Basically a house needs to be at a completed stage, apart from tiling, paint, kitchen, possibly bathrooms to get Licence granted, you need internal doors as an example otherwise it's likely to fail acoustic test


----------



## dstump (Apr 26, 2010)

*Habitation Licence*

OK, thanks for that, so it should be possible to work with the builder so that we agree an amount to bring a build up to the standard so that a Habitation Licence can be issued, but leaving us what we want to do ourselves? I am assuming that due to the economic situation builders don't want to invest any more money/effort in properties that may not find a buyer.

Its just one avenue that we were considering, we are looking at properties at the lower end of our budget, which have potential but will require gutting by a builder and reconfiguring/renovating (I did take on board your comments re. issues with windows), and others towards the top end of budget, which we could move straight into, BUT, though they are beautifully finished, just not to our taste, and my naturally tight nature would find it very difficult to rip out an expensive brand new kitchen. Equally, it wouldn't feel like our home with a wonderful, high tech shiny black kitchen. Seems to be a world-wide trend at present for black tiling in kitchens and bathrooms, with white tiles. 

Completely different subject, are there reclamation yards in Portugal? 
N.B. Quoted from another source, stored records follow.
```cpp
int b2_superpoint_detect_host(b2_context* ctx, const uint8_t* image, int height, int width, int channels,
                              float keypoint_threshold, int nms_radius, int border, float* out_xy, float* out_score,
                              int cap, int* out_n, uint64_t* out_map_token);
int b2_superpoint_describe_host(b2_context* ctx, uint64_t map_token, const float* xy, int n, float* out_desc);

int b2_image_resize_dev(b2_context* ctx, const uint8_t* src, int height, int width, int channels, size_t pitch, uint8_t* dst,
                        int new_height, int new_width, void* stream);

int b2_lightglue_set_weights(b2_context* ctx, const float* host_blob, size_t n_floats);
// ... 344 lines not shown
```

Before: 129.7.

## Fuse LayerNorm+GELU prologue into warp-specialized FFN output GEMM

Adds a warp-specialized wgmma kernel that computes LayerNorm and GELU on the 512-wide FFN hidden rows inside the GEMM prologue. It writes the split fp16 hi/lo A operand straight into swizzled shared memory instead of running a separate ln_gelu kernel that stores the hs planes to global memory. This removes one launch and a round trip of the hidden activations through global memory per block, and drops the hs buffer. In exchange, each tile re-reads H twice (once for row statistics, once for normalization), and producer, MMA and epilogue warps now depend on a more complex mbarrier handshake.

```diff
diff --git a/gtsfm_b200/_lib.py b/gtsfm_b200/_lib.py
--- a/gtsfm_b200/_lib.py
+++ b/gtsfm_b200/_lib.py
@@ -187,6 +187,7 @@
     "b2_debug_lightglue_argmax_host": (_i, [_vp, _i, _vp, _i, _i, _vp, _vp, _vp, _vp, _vp, _ip]),
     "b2_debug_lightglue_posenc_host": (_i, [_vp, _i, _vp, _vp, _vp, _vp, _vp, _vp]),
     "b2_debug_lightglue_ln_gelu_host": (_i, [_vp, _i, _vp, _vp, _vp, _vp, _vp, _vp]),
+    "b2_debug_lightglue_ffn3_host": (_i, [_vp, _i, _vp, _i, _vp, _vp, _vp, _vp, _vp, _vp, _vp, _vp]),
     "b2_debug_lightglue_rowheads_host": (_i, [_vp, _i, _vp, _vp, _vp, _vp, _vp, _vp, _vp, _vp, _vp, _vp]),
     "b2_debug_lightglue_prune_host": (_i, [_vp, _i, _vp, _vp, _vp, _f, _f, _vp, _vp]),
     "b2_debug_lightglue_gather_host": (_i, [_vp, _i, _vp, _vp, _vp, _vp, _vp, _vp, _vp, _vp, _vp, _vp, _vp, _vp, _vp]),
diff --git a/gtsfm_b200/csrc/gemm_ws_ln.cuh b/gtsfm_b200/csrc/gemm_ws_ln.cuh
--- /dev/null
+++ b/gtsfm_b200/csrc/gemm_ws_ln.cuh
@@ -0,0 +1,270 @@
+#pragma once
+#include "gemm_ws.cuh"
+
+constexpr int GL_M = 64, GL_K = 512, GL_N = 256;
+constexpr int GL_A_BYTES = GL_M * GL_K * 2;
+constexpr int GL_CHUNK_BYTES = GL_M * GW_K * 2;
+constexpr int GL_B_BYTES = GW_N * GW_K * 2;
+constexpr int GL_STAGE_BYTES = 2 * GL_B_BYTES;
+constexpr int GL_STAGES = 2;
+constexpr int GL_NK = GL_K / GW_K;
+constexpr int GL_PITCH = GW_N + 4;
+constexpr int GL_STG_BYTES = GL_M * GL_PITCH * 4;
+constexpr int GL_THREADS = 512;
+constexpr size_t GL_SMEM = 2 * GL_A_BYTES + GL_STAGES * GL_STAGE_BYTES + GL_STG_BYTES + 1024  + 256  +
+                         GL_M * 8 ;
+static_assert(GL_SMEM <= 232448, "k_gemm_ws_ln does not fit the 227 KB of shared memory a CTA may have");
+
+struct GemmLnProblem {
+  const float* H;
+  const float* resid;
+  float* C;
+  __half *Ch, *Cl;
+  int M;
+  int tile_end;
+};
+struct GemmLnMaps {
+  CUtensorMap bh, bl;
+};
+struct GemmLnArgs {
+  GemmLnProblem p[GW_MAXP];
+  int nprob, tiles;
+  const float *bias, *gamma, *beta;
+  float scale;
+  int* err_flag;
+};
+
+static __global__ void __launch_bounds__(GL_THREADS, 1) k_gemm_ws_ln(const __grid_constant__ GemmLnMaps maps, const __grid_constant__ GemmLnArgs g) {
+  extern __shared__ unsigned char gl_raw[];
+  const uint32_t raw = tc::smem_u32(gl_raw);
+  const uint32_t smem0 = (raw + 1023u) & ~1023u;
+  unsigned char* sm = gl_raw + (smem0 - raw);
+  const uint32_t sA = smem0;
+  const uint32_t sB = smem0 + 2 * GL_A_BYTES;
+  float* stg = reinterpret_cast<float*>(sm + 2 * GL_A_BYTES + GL_STAGES * GL_STAGE_BYTES);
+  uint64_t* full = reinterpret_cast<uint64_t*>(sm + 2 * GL_A_BYTES + GL_STAGES * GL_STAGE_BYTES + GL_STG_BYTES);
+  uint64_t* empty = full + GL_STAGES;
+  uint64_t* sfull = empty + GL_STAGES;
+  uint64_t* sempty = sfull + 1;
+  uint64_t* afull = sempty + 1;
+  uint64_t* aempty = afull + GL_NK;
+  float2* stats = reinterpret_cast<float2*>(sm + 2 * GL_A_BYTES + GL_STAGES * GL_STAGE_BYTES + GL_STG_BYTES + 256);
+
+  const int t = threadIdx.x, warp = t >> 5, lane = t & 31;
+  if (t == 0) {
+    for (int s = 0; s < GL_STAGES; ++s) tc::mbar_init(&full[s], 1), tc::mbar_init(&empty[s], 4);
+    tc::mbar_init(sfull, 128);
+    tc::mbar_init(sempty, 128);
+    for (int k = 0; k < GL_NK; ++k) tc::mbar_init(&afull[k], 128), tc::mbar_init(&aempty[k], 4);
+    tc::fence_mbar_init();
+    tc::tma_prefetch_desc(&maps.bh);
+    tc::tma_prefetch_desc(&maps.bl);
+  }
+  __syncthreads();
+  bool ok = true;
+
+  auto decode = [&](int tile, int& z, int& m0) {
+    z = 0;
+    while (z + 1 < g.nprob && tile >= g.p[z].tile_end) ++z;
+    m0 = (tile - (z ? g.p[z - 1].tile_end : 0)) * GL_M;
+  };
+
+  if (warp >= 12) {
+    asm volatile("setmaxnreg.dec.sync.aligned.u32 40;\n" ::: "memory");
+    if (warp == 12 && lane == 0) {
+      int gk = 0;
+      for (int tile = blockIdx.x; tile < g.tiles; tile += gridDim.x)
+        for (int h = 0; h < 2; ++h)
+          for (int kc = 0; kc < GL_NK; ++kc, ++gk) {
+            const int s = gk % GL_STAGES;
+            if (gk >= GL_STAGES) ok = tc::mbar_wait(&empty[s], ((gk / GL_STAGES) - 1) & 1) && ok;
+            const uint32_t dst = sB + s * GL_STAGE_BYTES;
+            tc::mbar_expect_tx(&full[s], GL_STAGE_BYTES);
+            tc::tma_load_2d(dst, &maps.bh, &full[s], kc * GW_K, h * GW_N);
+            tc::tma_load_2d(dst + GL_B_BYTES, &maps.bl, &full[s], kc * GW_K, h * GW_N);
+          }
+    }
+  } else if (warp < 4) {
+    asm volatile("setmaxnreg.inc.sync.aligned.u32 184;\n" ::: "memory");
+    const int r0 = warp * 16 + (lane >> 2);
+    const int c2 = (lane & 3) * 2;
+    int gk = 0, it = 0, ht = 0;
+    for (int tile = blockIdx.x; tile < g.tiles; tile += gridDim.x, ++it) {
+#pragma unroll 1
+      for (int h = 0; h < 2; ++h, ++ht) {
+        float acc0[64], acc1[64];
+        for (int kc = 0; kc < GL_NK; ++kc, ++gk) {
+          const int s = gk % GL_STAGES;
+          if (h == 0) ok = tc::mbar_wait(&afull[kc], it & 1) && ok;
+          ok = tc::mbar_wait(&full[s], (gk / GL_STAGES) & 1) && ok;
+          const uint32_t aH = sA + kc * GL_CHUNK_BYTES, aL = aH + GL_A_BYTES;
+          const uint32_t bH = sB + s * GL_STAGE_BYTES, bL = bH + GL_B_BYTES;
+          const uint64_t dAh = tc::wg_desc_sw128(aH), dAl = tc::wg_desc_sw128(aL), dBh = tc::wg_desc_sw128(bH), dBl = tc::wg_desc_sw128(bL);
+          tc::wg_fence();
+#pragma unroll
+          for (int ks = 0; ks < GW_K / 16; ++ks) {
+            const uint64_t adv = (uint64_t)(ks * 2);
+            const uint32_t first = (kc == 0 && ks == 0) ? 0u : 1u;
+            tc::wg_ss_n128(acc0, dAh + adv, dBh + adv, first);
+            tc::wg_ss_n128(acc1, dAh + adv, dBl + adv, first);
+            tc::wg_ss_n128(acc1, dAl + adv, dBh + adv, 1u);
+          }
+          tc::wg_commit();
+          if (kc > 0) {
+            tc::wg_wait<1>();
+            if (lane == 0) {
+              tc::mbar_arrive(&empty[(gk - 1) % GL_STAGES]);
+              if (h == 1) tc::mbar_arrive(&aempty[kc - 1]);
+            }
+          }
+        }
+        tc::wg_wait<0>();
+        if (lane == 0) {
+          tc::mbar_arrive(&empty[(gk - 1) % GL_STAGES]);
+          if (h == 1) tc::mbar_arrive(&aempty[GL_NK - 1]);
+        }
+        if (ht > 0) ok = tc::mbar_wait(sempty, (ht - 1) & 1) && ok;
+#pragma unroll
+        for (int j = 0; j < 16; ++j)
+#pragma unroll
+          for (int hh = 0; hh < 2; ++hh) {
+            const int i = 4 * j + 2 * hh;
+            *reinterpret_cast<float2*>(stg + (r0 + 8 * hh) * GL_PITCH + 8 * j + c2) =
+                make_float2(fmaf(acc1[i], tc::LO_INV, acc0[i]), fmaf(acc1[i + 1], tc::LO_INV, acc0[i + 1]));
+          }
+        tc::mbar_arrive(sfull);
+      }
+    }
+  } else if (warp < 8) {
+    asm volatile("setmaxnreg.inc.sync.aligned.u32 168;\n" ::: "memory");
+    const int lw = warp - 4, lt = t - 128;
+    const float* __restrict__ gam = g.gamma;
+    const float* __restrict__ bet = g.beta;
+    int it = 0;
+    for (int tile = blockIdx.x; tile < g.tiles; tile += gridDim.x, ++it) {
+      int z, m0;
+      decode(tile, z, m0);
+      const float* H = g.p[z].H;
+      const int rows = min(GL_M, g.p[z].M - m0);
+      auto load = [&](int r, float4* v) {
+        if (r < rows) {
+          const float4* row = reinterpret_cast<const float4*>(H + (size_t)(m0 + r) * GL_K);
+#pragma unroll
+          for (int i = 0; i < 4; ++i) v[i] = row[lane + 32 * i];
+        } else {
+#pragma unroll
+          for (int i = 0; i < 4; ++i) v[i] = make_float4(0.f, 0.f, 0.f, 0.f);
+        }
+      };
+      auto row_stats = [&](int r, const float4* v) {
+        float s = 0.f;
+#pragma unroll
+        for (int i = 0; i < 4; ++i) s += v[i].x + v[i].y + v[i].z + v[i].w;
+        float mean = warp_sum(s) / 512.0f;
+        float q = 0.f;
+#pragma unroll
+        for (int i = 0; i < 4; ++i) {
+          float a = v[i].x - mean, bq = v[i].y - mean, c = v[i].z - mean, d = v[i].w - mean;
+          q += a * a + bq * bq + c * c + d * d;
+        }
+        float rstd = 1.0f / sqrtf(warp_sum(q) / 512.0f + 1e-5f);
+        if (lane == 0) stats[r] = make_float2(mean, rstd);
+      };
+#pragma unroll 1
+      for (int r = lw; r < GL_M; r += 8) {
+        float4 va[4], vb[4];
+        load(r, va);
+        load(r + 4, vb);
+        row_stats(r, va);
+        row_stats(r + 4, vb);
+      }
+      asm volatile("bar.sync 1, 128;" ::: "memory");
+      const int cq = lt & 15, rq = lt >> 4;
+#pragma unroll 1
+      for (int kc = 0; kc < GL_NK; ++kc) {
+        const int c0 = kc * GW_K + 4 * cq;
+        float4 v[GL_M / 8];
+#pragma unroll
+        for (int k = 0; k < GL_M / 8; ++k) {
+          const int r = rq + 8 * k;
+          v[k] = r < rows ? *reinterpret_cast<const float4*>(H + (size_t)(m0 + r) * GL_K + c0) : make_float4(0.f, 0.f, 0.f, 0.f);
+        }
+        const float4 gg = *reinterpret_cast<const float4*>(gam + c0), bb = *reinterpret_cast<const float4*>(bet + c0);
+        if (it > 0) ok = tc::mbar_wait(&aempty[kc], (it - 1) & 1) && ok;
+#pragma unroll
+        for (int k = 0; k < GL_M / 8; ++k) {
+          const int r = rq + 8 * k;
+          const float2 st = stats[r];
+          const float mean = st.x, rstd = st.y;
+          float e[4] = {(v[k].x - mean) * rstd * gg.x + bb.x, (v[k].y - mean) * rstd * gg.y + bb.y,
+                        (v[k].z - mean) * rstd * gg.z + bb.z, (v[k].w - mean) * rstd * gg.w + bb.w};
+#pragma unroll
+          for (int j = 0; j < 4; ++j) e[j] = 0.5f * e[j] * (1.0f + erff(e[j] * 0.70710678118654752440f));
+          uint32_t h01, l01, h23, l23;
+          tc::split2(e[0], e[1], h01, l01);
+          tc::split2(e[2], e[3], h23, l23);
+          const uint32_t off = kc * GL_CHUNK_BYTES + r * 128 + ((((cq >> 1) ^ (r & 7)) << 4) | ((cq & 1) * 8));
+          asm volatile("st.shared.v2.u32 [%0], {%1, %2};" ::"r"(sA + off), "r"(h01), "r"(h23) : "memory");
+          asm volatile("st.shared.v2.u32 [%0], {%1, %2};" ::"r"(sA + GL_A_BYTES + off), "r"(l01), "r"(l23) : "memory");
+        }
+        tc::fence_proxy_async();
+        tc::mbar_arrive(&afull[kc]);
+      }
+      asm volatile("bar.sync 1, 128;" ::: "memory");
+    }
+  } else {
+    asm volatile("setmaxnreg.dec.sync.aligned.u32 120;\n" ::: "memory");
+    const int ew = warp - 8;
+    const float scale = g.scale;
+    int ht = 0;
+    for (int tile = blockIdx.x; tile < g.tiles; tile += gridDim.x) {
+      int z, m0;
+      decode(tile, z, m0);
+      const GemmLnProblem& pb = g.p[z];
+      const float* resid = pb.resid;
+      float* C = pb.C;
+      __half *Ch = pb.Ch, *Cl = pb.Cl;
+      const int rows = min(GL_M, pb.M - m0);
+#pragma unroll 1
+      for (int h = 0; h < 2; ++h, ++ht) {
+        const int n = h * GW_N + 4 * lane;
+        float b4[4] = {0.f, 0.f, 0.f, 0.f};
+        if (g.bias)
+#pragma unroll
+          for (int e = 0; e < 4; ++e) b4[e] = __ldg(g.bias + n + e);
+        float4 rr[GW_RB];
+        auto load_rows = [&](int rb) {
+#pragma unroll
+          for (int i = 0; i < GW_RB; ++i)
+            if (rb + GW_EW * i < rows) rr[i] = *reinterpret_cast<const float4*>(resid + (size_t)(m0 + rb + GW_EW * i) * GL_N + n);
+        };
+        if (resid) load_rows(ew);
+        ok = tc::mbar_wait(sfull, ht & 1) && ok;
+        for (int rb = ew; rb < rows; rb += GW_EW * GW_RB) {
+          if (resid && rb != ew) load_rows(rb);
+#pragma unroll
+          for (int i = 0; i < GW_RB; ++i) {
+            const int r = rb + GW_EW * i;
+            if (r >= rows) break;
+            const float4 a = *reinterpret_cast<const float4*>(stg + r * GL_PITCH + 4 * lane);
+            float v[4] = {a.x, a.y, a.z, a.w};
+#pragma unroll
+            for (int e = 0; e < 4; ++e) v[e] = (v[e] + b4[e]) * scale;
+            if (resid) v[0] += rr[i].x, v[1] += rr[i].y, v[2] += rr[i].z, v[3] += rr[i].w;
+            const size_t off = (size_t)(m0 + r) * GL_N + n;
+            if (C) *reinterpret_cast<float4*>(C + off) = make_float4(v[0], v[1], v[2], v[3]);
+            if (Ch) {
+              uint32_t h01, l01, h23, l23;
+              tc::split2(v[0], v[1], h01, l01);
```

Thank you for all the help and constructive advice you have offered so far, it certainly makes it much easier to get an authorative answer to any random questions we may have! 

Denise


----------



## canoeman (Mar 3, 2011)

Reclamation yards Very few and far between and ones there are seem to have very inflated ideas as to value


----------



## dstump (Apr 26, 2010)

Thank you, will not waste time mulling that over then! 

Denise


----------